# IvanPopov/video-flow-ml

Hardware: AMD Instinct MI355X
Metric: flow-fields/sec @1080p seq5 MOF_sintel (higher is better)
Workload: dtype mixed (per-layer MFMA count, f32 accumulate): {"corr": 1, "update_block.encoder.convf1": 1, "update_block.encoder.convf2": 1, "update_block.gru.convq1.iter": "2a", "update_block.gru.convzr1.iter": 1, "update_block.gru.convzr2.iter": 1, "update_block.mask.0": 1, "update_block.mask.2": 1, "update_bloc

## Files before the change

### video-flow-ml_amd/vfml/csrc/enc_conv.hip

```cpp
#include "conv_split_common.h"

namespace {

constexpr int EC_C = 64;
constexpr int EC_TH = 4, EC_TW = 32;
constexpr int EC_PR = EC_TH + 2, EC_PW = EC_TW + 2;
constexpr int EC_PIX = 272;
constexpr int EC_PATCH = EC_PR * EC_PW * EC_PIX;
constexpr int EC_VLD = EC_C + 4;
constexpr int EC_LDS = EC_PATCH;
constexpr int EC_K = 9 * EC_C;
constexpr int EC_NS = EC_K / 32;
static_assert(EC_TH * EC_TW * EC_VLD * 4 <= EC_PATCH, "the result tile fits where the patch was");

struct EncConvArgs {
  const char* in;
  const _Float16* whi; const _Float16* wlo;
  const float* bias;
  float* out; int ldo;
  double* stats_part;
  int ld_in, n, H, W, tiles_x, tiles_y;
  float w_inv;
};

__global__ __launch_bounds__(256, 2) void enc_conv3x3_c64_kernel(const EncConvArgs a) {
  extern __shared__ __attribute__((aligned(16))) char smem[];
  float* sV = reinterpret_cast<float*>(smem);

  const int t = threadIdx.x, lane = t & 63;
  const int wave = __builtin_amdgcn_readfirstlane(t >> 6);
  const int r4 = lane & 15, u4 = lane >> 4;
  const int tiles_img = a.tiles_x * a.tiles_y;
  const int total = a.n * tiles_img;

  h16x8 bh[EC_NS], bl[EC_NS];
  static_for<EC_NS>([&](auto sc) {
    constexpr int s = decltype(sc)::value;
    bh[s] = *reinterpret_cast<const h16x8*>(a.whi + (16 * wave + r4) * EC_K + s * 32 + u4 * 8);
    bl[s] = *reinterpret_cast<const h16x8*>(a.wlo + (16 * wave + r4) * EC_K + s * 32 + u4 * 8);
  });
  f32x4 bias4 = {0.f, 0.f, 0.f, 0.f};
  if (a.bias) bias4 = *reinterpret_cast<const f32x4*>(a.bias + 16 * wave + 4 * u4);

  for (int tile = blockIdx.x; tile < total; tile += gridDim.x) {
    const int img = tile / tiles_img, tl = tile - img * tiles_img;
    const int ty = tl / a.tiles_x, tx = tl - ty * a.tiles_x;
    const int oy0 = ty * EC_TH, ox0 = tx * EC_TW;

    constexpr int NPC = EC_PR * EC_PW * 16;
    constexpr int NPT = (NPC + 255) / 256;
    const __amdgpu_buffer_rsrc_t rin = __builtin_amdgcn_make_buffer_rsrc(
        const_cast<char*>(a.in) + (int64_t)img * a.H * a.W * a.ld_in * 4, 0, a.H * a.W * a.ld_in * 4, 0x00020000);
    u32x4 pv[NPT];
    static_for<NPT>([&](auto qc) {
      constexpr int q = decltype(qc)::value;
      const int c = min(t + 256 * q, NPC - 1);
      const int p = c >> 4, piece = c & 15;
      const int py = p / EC_PW, px = p - py * EC_PW;
      const int iy = oy0 - 1 + py, ix = ox0 - 1 + px;
      const bool ok = (unsigned)iy < (unsigned)a.H && (unsigned)ix < (unsigned)a.W;
      pv[q] = bload16(rin, ok ? ((iy * a.W + ix) * a.ld_in) * 4 + piece * 16 : (int)0x80000000);
    });
    __syncthreads();
    static_for<NPT>([&](auto qc) {
      constexpr int q = decltype(qc)::value;
      const int c = t + 256 * q;
      if (c < NPC) *reinterpret_cast<u32x4*>(smem + (c >> 4) * EC_PIX + (c & 15) * 16) = pv[q];
    });
    __syncthreads();

    f32x4 acc[8];
#pragma unroll
    for (int m = 0; m < 8; ++m) acc[m] = f32x4{0.f, 0.f, 0.f, 0.f};
    const char* al = smem + r4 * EC_PIX + u4 * 32;
    static_for<2>([&](auto hc) {
      constexpr int mh = decltype(hc)::value;
      static_for<EC_NS>([&](auto sc) {
        constexpr int s = decltype(sc)::value;
        constexpr int cb = s / 9, ky = (s % 9) / 3, kx = s % 3;
#pragma unroll
        for (int mm = 0; mm < 4; ++mm) {
          const int m = 4 * mh + mm;
          const char* p = al + (((m >> 1) + ky) * EC_PW + 16 * (m & 1) + kx) * EC_PIX + cb * 128;
          const h16x8 ah = *reinterpret_cast<const h16x8*>(p);
          const h16x8 alo = *reinterpret_cast<const h16x8*>(p + 16);
          acc[m] = __builtin_amdgcn_mfma_f32_16x16x32_f16(bh[s], ah, acc[m], 0, 0, 0);
          acc[m] = __builtin_amdgcn_mfma_f32_16x16x32_f16(bl[s], ah, acc[m], 0, 0, 0);
          acc[m] = __builtin_amdgcn_mfma_f32_16x16x32_f16(bh[s], alo, acc[m], 0, 0, 0);
        }
        if constexpr (s % 3 == 2) __builtin_amdgcn_sched_barrier(0);
      });
      __builtin_amdgcn_sched_barrier(0);
    });

    __syncthreads();
#pragma unroll
    for (int m = 0; m < 8; ++m) {
      f32x4 v;
#pragma unroll
      for (int e = 0; e < 4; ++e) v[e] = acc[m][e] * a.w_inv + bias4[e];
      const int row = m >> 1, col = 16 * (m & 1) + r4;
      const int oy = oy0 + row, ox = ox0 + col;
      *reinterpret_cast<f32x4*>(&sV[(row * EC_TW + col) * EC_VLD + 16 * wave + 4 * u4]) = v;
      if (oy < a.H && ox < a.W)
        *reinterpret_cast<f32x4*>(a.out + (((int64_t)img * a.H + oy) * a.W + ox) * a.ldo + 16 * wave + 4 * u4) = v;
    }
    if (a.stats_part) {
      __syncthreads();
      const int row = t >> 6, ch = t & 63;
      const int oy = oy0 + row;
      if (oy < a.H) {
        double s1 = 0.0, s2 = 0.0;
        for (int x = 0; x < EC_TW; ++x) {
          float f = sV[(row * EC_TW + x) * EC_VLD + ch], g;
          asm("v_mov_b32 %0, %1" : "=v"(g) : "v"(f));
          const double v = (double)g;
          s1 += v;
          s2 += v * v;
        }
        const int64_t chunk = (((int64_t)img * a.H + oy) * a.W + ox0) >> 5;
        double* o = a.stats_part + (chunk * EC_C + ch) * 2;
        o[0] = s1;
        o[1] = s2;
      }
    }
  }
}

}

extern "C" int vfml_conv3x3_c64(const float* in, int ld_in, int n, int h, int w, const void* w_hi, const void* w_lo, int kp,
                                float w_scale, const float* bias, float* out, int ldo, double* stats_part, void* stream) {
  VFML_REQUIRE(in && w_hi && w_lo && out && n > 0 && h > 0 && w > 0, "vfml_conv3x3_c64: bad argument");
  VFML_REQUIRE(w % EC_TW == 0, "vfml_conv3x3_c64: the image width must be a multiple of %d (got %d)", EC_TW, w);
  VFML_REQUIRE(kp == EC_K && w_scale > 0.f, "vfml_conv3x3_c64: weight planes [64][%d] (VFML_KORDER_CBLOCK), got row pitch %d", EC_K, kp);
  VFML_REQUIRE((reinterpret_cast<uintptr_t>(in) & 31u) == 0 && ld_in >= EC_C && ld_in % 8 == 0 && vfml_aligned16(w_hi) &&
                   vfml_aligned16(w_lo) && vfml_aligned16(bias) && vfml_aligned16(out) && ldo >= EC_C && ldo % 4 == 0 &&
                   (reinterpret_cast<uintptr_t>(stats_part) & 7u) == 0,
               "vfml_conv3x3_c64: a 32-byte aligned split-row input (ld_in %% 8 == 0), 16-byte aligned weights / bias / output "
               "(ldo %% 4 == 0)");
  EncConvArgs a;
  a.in = reinterpret_cast<const char*>(in); a.ld_in = ld_in;
  a.whi = reinterpret_cast<const _Float16*>(w_hi); a.wlo = reinterpret_cast<const _Float16*>(w_lo);
  a.bias = bias; a.out = out; a.ldo = ldo; a.stats_part = stats_part;
  a.n = n; a.H = h; a.W = w; a.tiles_x = w / EC_TW; a.tiles_y = (h + EC_TH - 1) / EC_TH;
  a.w_inv = 1.0f / w_scale;
  const int64_t total = (int64_t)n * a.tiles_x * a.tiles_y;
  VFML_REQUIRE(total < (1ll << 31) && (int64_t)h * w * ld_in * 4 < (1ll << 31), "vfml_conv3x3_c64: an image of the input must stay below 2 GiB");
  const int grid = (int)(total < 512 ? total : 512);
  hipLaunchKernelGGL(enc_conv3x3_c64_kernel, dim3(grid), dim3(256), EC_LDS, reinterpret_cast<hipStream_t>(stream), a);
  return vfml_check_launch("vfml_conv3x3_c64");
}
```

Measured before the change: 47.21.

## Double-buffer encoder conv input by channel block with async DMA and swizzled LDS

Splits the input patch into two 32-channel halves loaded with direct global-to-LDS DMA into separate buffers. The second half, and the next tile's first half, are fetched while MFMAs consume the current half. The LDS layout is swizzled, and fragment reads are software-pipelined a few groups ahead to hide LDS latency. This removes the register-staged load plus barrier stall before each tile's compute, at the cost of more LDS and more complex edge masking.

Result: no change. 47.34 (median of 6 runs) (+0.3%).

```diff
diff --git a/video-flow-ml_amd/vfml/csrc/enc_conv.hip b/video-flow-ml_amd/vfml/csrc/enc_conv.hip
--- a/video-flow-ml_amd/vfml/csrc/enc_conv.hip
+++ b/video-flow-ml_amd/vfml/csrc/enc_conv.hip
@@ -5,13 +5,20 @@
 constexpr int EC_C = 64;
 constexpr int EC_TH = 4, EC_TW = 32;
 constexpr int EC_PR = EC_TH + 2, EC_PW = EC_TW + 2;
-constexpr int EC_PIX = 272;
-constexpr int EC_PATCH = EC_PR * EC_PW * EC_PIX;
+constexpr int EC_LW = 40;
+constexpr int EC_RP = EC_LW / 8;
+constexpr int EC_NPC = EC_PR * EC_RP;
+constexpr int EC_NPI = (EC_NPC + 3) / 4;
+constexpr int EC_HALF = EC_NPC * 1024;
 constexpr int EC_VLD = EC_C + 4;
-constexpr int EC_LDS = EC_PATCH;
+constexpr int EC_VHALF = 64 * EC_VLD * 4;
+constexpr int EC_A0 = 0, EC_A1 = EC_HALF, EC_S = 2 * EC_HALF;
+constexpr int EC_LDS = EC_S + EC_VHALF;
 constexpr int EC_K = 9 * EC_C;
 constexpr int EC_NS = EC_K / 32;
-static_assert(EC_TH * EC_TW * EC_VLD * 4 <= EC_PATCH, "the result tile fits where the patch was");
+constexpr int EC_AHEAD = 2;
+static_assert(EC_VHALF <= EC_HALF, "the result tile's second half fits in the second channel block's buffer");
+static_assert(EC_LDS <= 80 * 1024, "two workgroups per CU");
 
 struct EncConvArgs {
   const char* in;
@@ -25,7 +32,6 @@
 
 __global__ __launch_bounds__(256, 2) void enc_conv3x3_c64_kernel(const EncConvArgs a) {
   extern __shared__ __attribute__((aligned(16))) char smem[];
-  float* sV = reinterpret_cast<float*>(smem);
 
   const int t = threadIdx.x, lane = t & 63;
   const int wave = __builtin_amdgcn_readfirstlane(t >> 6);
@@ -42,58 +48,90 @@
   f32x4 bias4 = {0.f, 0.f, 0.f, 0.f};
   if (a.bias) bias4 = *reinterpret_cast<const f32x4*>(a.bias + 16 * wave + 4 * u4);
 
-  for (int tile = blockIdx.x; tile < total; tile += gridDim.x) {
+  const int sw = (4 * wave + (lane >> 4)) & 7;
+  const int l8 = lane >> 3;
+  const int voff0 = l8 * a.ld_in * 4 + ((lane & 7) ^ swz16(sw)) * 16;
+  constexpr int EC_BAD = (int)0xF0000000;
+  auto issue_half = [&](int tl_, int cb, int dst) {
+    const int img = tl_ / tiles_img, tl = tl_ - img * tiles_img;
+    const int ty = tl / a.tiles_x, tx = tl - ty * a.tiles_x;
+    const int oy0 = ty * EC_TH, ox0 = tx * EC_TW;
+    const __amdgpu_buffer_rsrc_t rin = __builtin_amdgcn_make_buffer_rsrc(
+        const_cast<char*>(a.in) + ((int64_t)img * a.H * a.W - 1) * a.ld_in * 4, 0, (int)(((unsigned)(a.H * a.W) + 1u) * a.ld_in * 4u),
+        0x00020000);
+    const int badL = ox0 == 0 && l8 == 0 ? EC_BAD : 0;
+    const int badR = l8 >= EC_PW - 8 * (EC_RP - 1) || (l8 == 1 && ox0 + EC_TW >= a.W) ? EC_BAD : 0;
+#pragma unroll
+    for (int i = 0; i < EC_NPI; ++i) {
+      const int pc = 4 * i + wave;
+      if (4 * i + 3 < EC_NPC || pc < EC_NPC) {
+        const int py = pc / EC_RP, g = pc - py * EC_RP;
+        const int iy = oy0 - 1 + py;
+        const int rowok = -(int)((unsigned)iy < (unsigned)a.H);
+        const int vo = voff0 | (~rowok & EC_BAD) | (badL & -(int)(g == 0)) | (badR & -(int)(g == EC_RP - 1));
+        const int so = (((iy * a.W + ox0 + 8 * g) * a.ld_in) * 4 + cb * 128) & rowok;
+        dma16(rin, vo, so, smem + dst + pc * 1024);
+      }
+    }
+  };
+
+  int abase[6], abase_lo[6];
+#pragma unroll
+  for (int k = 0; k < 6; ++k) {
+    const int c = k < 3 ? k : k + 5;
+    abase[k] = (r4 + c) * 128 + ((2 * u4) ^ swz16(((r4 + c) >> 1) & 7)) * 16;
+    abase_lo[k] = abase[k] ^ 16;
+  }
+
+  f32x4 acc[8];
+  auto k_steps = [&](auto cbc, int buf) {
+    constexpr int cb = decltype(cbc)::value;
+    constexpr int NG = 72, RING = EC_AHEAD + 1;
+    h16x8 fh[RING], fl[RING];
+    auto read_group = [&](auto gc) {
+      constexpr int g = decltype(gc)::value;
+      constexpr int m = 4 * (g / 36) + g % 4, tap = (g % 36) / 4, ky = tap / 3, kx = tap % 3;
+      constexpr int C = ((m >> 1) + ky) * EC_LW + 16 * (m & 1) + kx;
+      constexpr int c = C & 15;
+      static_assert(c < 3 || (c >= 8 && c < 11), "six fragment bases");
+      constexpr int k = c < 3 ? c : c - 5;
+      fh[g % RING] = *reinterpret_cast<const h16x8*>(smem + abase[k] + (buf + (C >> 4) * 2048));
+      fl[g % RING] = *reinterpret_cast<const h16x8*>(smem + abase_lo[k] + (buf + (C >> 4) * 2048));
+    };
+    static_for<EC_AHEAD>([&](auto gc) { read_group(gc); });
+    __builtin_amdgcn_sched_barrier(0);
+    static_for<NG>([&](auto gc) {
+      constexpr int g = decltype(gc)::value;
+      constexpr int m = 4 * (g / 36) + g % 4, s = cb * 9 + (g % 36) / 4;
+      if constexpr (g + EC_AHEAD < NG) read_group(std::integral_constant<int, g + EC_AHEAD>{});
+      __builtin_amdgcn_sched_barrier(0);
+      acc[m] = __builtin_amdgcn_mfma_f32_16x16x32_f16(bh[s], fh[g % RING], acc[m], 0, 0, 0);
+      acc[m] = __builtin_amdgcn_mfma_f32_16x16x32_f16(bl[s], fh[g % RING], acc[m], 0, 0, 0);
+      acc[m] = __builtin_amdgcn_mfma_f32_16x16x32_f16(bh[s], fl[g % RING], acc[m], 0, 0, 0);
+      __builtin_amdgcn_sched_barrier(0);
+    });
+  };
+
+  int tile = blockIdx.x;
+  if (tile < total) issue_half(tile, 0, EC_A0);
+  asm volatile("s_waitcnt vmcnt(0)" ::: "memory");
+  for (; tile < total; tile += gridDim.x) {
     const int img = tile / tiles_img, tl = tile - img * tiles_img;
     const int ty = tl / a.tiles_x, tx = tl - ty * a.tiles_x;
     const int oy0 = ty * EC_TH, ox0 = tx * EC_TW;
 
-    constexpr int NPC = EC_PR * EC_PW * 16;
-    constexpr int NPT = (NPC + 255) / 256;
-    const __amdgpu_buffer_rsrc_t rin = __builtin_amdgcn_make_buffer_rsrc(
-        const_cast<char*>(a.in) + (int64_t)img * a.H * a.W * a.ld_in * 4, 0, a.H * a.W * a.ld_in * 4, 0x00020000);
-    u32x4 pv[NPT];
-    static_for<NPT>([&](auto qc) {
-      constexpr int q = decltype(qc)::value;
-      const int c = min(t + 256 * q, NPC - 1);
-      const int p = c >> 4, piece = c & 15;
-      const int py = p / EC_PW, px = p - py * EC_PW;
-      const int iy = oy0 - 1 + py, ix = ox0 - 1 + px;
-      const bool ok = (unsigned)iy < (unsigned)a.H && (unsigned)ix < (unsigned)a.W;
-      pv[q] = bload16(rin, ok ? ((iy * a.W + ix) * a.ld_in) * 4 + piece * 16 : (int)0x80000000);
-    });
-    __syncthreads();
-    static_for<NPT>([&](auto qc) {
-      constexpr int q = decltype(qc)::value;
-      const int c = t + 256 * q;
-      if (c < NPC) *reinterpret_cast<u32x4*>(smem + (c >> 4) * EC_PIX + (c & 15) * 16) = pv[q];
-    });
-    __syncthreads();
-
-    f32x4 acc[8];
+    lds_barrier();
+    issue_half(tile, 1, EC_A1);
 #pragma unroll
     for (int m = 0; m < 8; ++m) acc[m] = f32x4{0.f, 0.f, 0.f, 0.f};
-    const char* al = smem + r4 * EC_PIX + u4 * 32;
-    static_for<2>([&](auto hc) {
-      constexpr int mh = decltype(hc)::value;
-      static_for<EC_NS>([&](auto sc) {
-        constexpr int s = decltype(sc)::value;
-        constexpr int cb = s / 9, ky = (s % 9) / 3, kx = s % 3;
-#pragma unroll
-        for (int mm = 0; mm < 4; ++mm) {
-          const int m = 4 * mh + mm;
-          const char* p = al + (((m >> 1) + ky) * EC_PW + 16 * (m & 1) + kx) * EC_PIX + cb * 128;
-          const h16x8 ah = *reinterpret_cast<const h16x8*>(p);
-          const h16x8 alo = *reinterpret_cast<const h16x8*>(p + 16);
-          acc[m] = __builtin_amdgcn_mfma_f32_16x16x32_f16(bh[s], ah, acc[m], 0, 0, 0);
-          acc[m] = __builtin_amdgcn_mfma_f32_16x16x32_f16(bl[s], ah, acc[m], 0, 0, 0);
-          acc[m] = __builtin_amdgcn_mfma_f32_16x16x32_f16(bh[s], alo, acc[m], 0, 0, 0);
-        }
-        if constexpr (s % 3 == 2) __builtin_amdgcn_sched_barrier(0);
-      });
-      __builtin_amdgcn_sched_barrier(0);
-    });
+    k_steps(std::integral_constant<int, 0>{}, EC_A0);
+    asm volatile("s_waitcnt vmcnt(0)" ::: "memory");
+    lds_barrier();
+    if (tile + (int)gridDim.x < total) issue_half(tile + (int)gridDim.x, 0, EC_A0);
+    k_steps(std::integral_constant<int, 1>{}, EC_A1);
+    asm volatile("s_waitcnt vmcnt(0)" ::: "memory");
+    lds_barrier();
 
-    __syncthreads();
 #pragma unroll
     for (int m = 0; m < 8; ++m) {
       f32x4 v;
@@ -101,18 +139,20 @@
       for (int e = 0; e < 4; ++e) v[e] = acc[m][e] * a.w_inv + bias4[e];
       const int row = m >> 1, col = 16 * (m & 1) + r4;
       const int oy = oy0 + row, ox = ox0 + col;
-      *reinterpret_cast<f32x4*>(&sV[(row * EC_TW + col) * EC_VLD + 16 * wave + 4 * u4]) = v;
+      float* sV = reinterpret_cast<float*>(smem + (m < 4 ? EC_S : EC_A1));
+      *reinterpret_cast<f32x4*>(&sV[((row & 1) * EC_TW + col) * EC_VLD + 16 * wave + 4 * u4]) = v;
       if (oy < a.H && ox < a.W)
         *reinterpret_cast<f32x4*>(a.out + (((int64_t)img * a.H + oy) * a.W + ox) * a.ldo + 16 * wave + 4 * u4) = v;
     }
     if (a.stats_part) {
-      __syncthreads();
-      const int row = t >> 6, ch = t & 63;
+      lds_barrier();
+      const int row = wave, ch = t & 63;
       const int oy = oy0 + row;
+      const float* sV = reinterpret_cast<const float*>(smem + (row < 2 ? EC_S : EC_A1));
       if (oy < a.H) {
         double s1 = 0.0, s2 = 0.0;
         for (int x = 0; x < EC_TW; ++x) {
-          float f = sV[(row * EC_TW + x) * EC_VLD + ch], g;
+          float f = sV[((row & 1) * EC_TW + x) * EC_VLD + ch], g;
           asm("v_mov_b32 %0, %1" : "=v"(g) : "v"(f));
           const double v = (double)g;
           s1 += v;
@@ -148,6 +188,7 @@
   const int64_t total = (int64_t)n * a.tiles_x * a.tiles_y;
   VFML_REQUIRE(total < (1ll << 31) && (int64_t)h * w * ld_in * 4 < (1ll << 31), "vfml_conv3x3_c64: an image of the input must stay below 2 GiB");
   const int grid = (int)(total < 512 ? total : 512);
+  if (const int rc = vfml_lds_cap(reinterpret_cast<const void*>(&enc_conv3x3_c64_kernel), EC_LDS, "vfml_conv3x3_c64")) return rc;
   hipLaunchKernelGGL(enc_conv3x3_c64_kernel, dim3(grid), dim3(256), EC_LDS, reinterpret_cast<hipStream_t>(stream), a);
   return vfml_check_launch("vfml_conv3x3_c64");
 }
```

____________

* [WHAT YOU NEED TO DO]: Please find, in the entries above, every line where "EncConvArgs" occurs, and copy it.

* [SOLUTION TO THIS TASK]:
struct EncConvArgs {
__global__ __launch_bounds__(256, 2) void enc_conv3x3_c64_kernel(const EncConvArgs a) {
  EncConvArgs a;
 struct EncConvArgs {
 __global__ __launch_bounds__(256, 2) void enc_conv3x3_c64_kernel(const EncConvArgs a) {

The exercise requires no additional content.